* Task item: Word for word, restate every record.

Collected data
== == ==
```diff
diff --git a/include/dd_hotpath.h b/include/dd_hotpath.h
--- a/include/dd_hotpath.h
+++ b/include/dd_hotpath.h
@@ -73,6 +73,10 @@
                           const dd_conv_desc* d, void* stream);
 int dd_conv_dgrad_relu_bits(const float* dy, const float* packed_dgrad, const uint32_t* relu_bits, float* dx,
                             const dd_conv_desc* d, void* stream);
+
+int64_t dd_conv_fwd_pool4_workspace_bytes(const dd_conv_desc* d);
+int dd_conv_fwd_pool4(const float* x, const float* packed_fwd, const float* bias, float* pooled, uint16_t* idx, void* workspace,
+                      int64_t workspace_bytes, const dd_conv_desc* d, void* stream);
 
 int64_t dd_conv_stats_floats(void);
 int dd_conv_fwd_stats(const float* x, const float* packed_fwd, const float* bias, const float* in_affine, float* u,
```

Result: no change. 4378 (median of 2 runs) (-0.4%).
== == ==
* Exercise solution:
```diff
diff --git a/include/dd_hotpath.h b/include/dd_hotpath.h
--- a/include/dd_hotpath.h
+++ b/include/dd_hotpath.h
@@ -73,6 +73,10 @@
                           const dd_conv_desc* d, void* stream);
 int dd_conv_dgrad_relu_bits(const float* dy, const float* packed_dgrad, const uint32_t* relu_bits, float* dx,
                             const dd_conv_desc* d, void* stream);
+
+int64_t dd_conv_fwd_pool4_workspace_bytes(const dd_conv_desc* d);
+int dd_conv_fwd_pool4(const float* x, const float* packed_fwd, const float* bias, float* pooled, uint16_t* idx, void* workspace,
+                      int64_t workspace_bytes, const dd_conv_desc* d, void* stream);
 
 int64_t dd_conv_stats_floats(void);
 int dd_conv_fwd_stats(const float* x, const float* packed_fwd, const float* bias, const float* in_affine, float* u,
```

Result: no change. 4378 (median of 2 runs) (-0.4%).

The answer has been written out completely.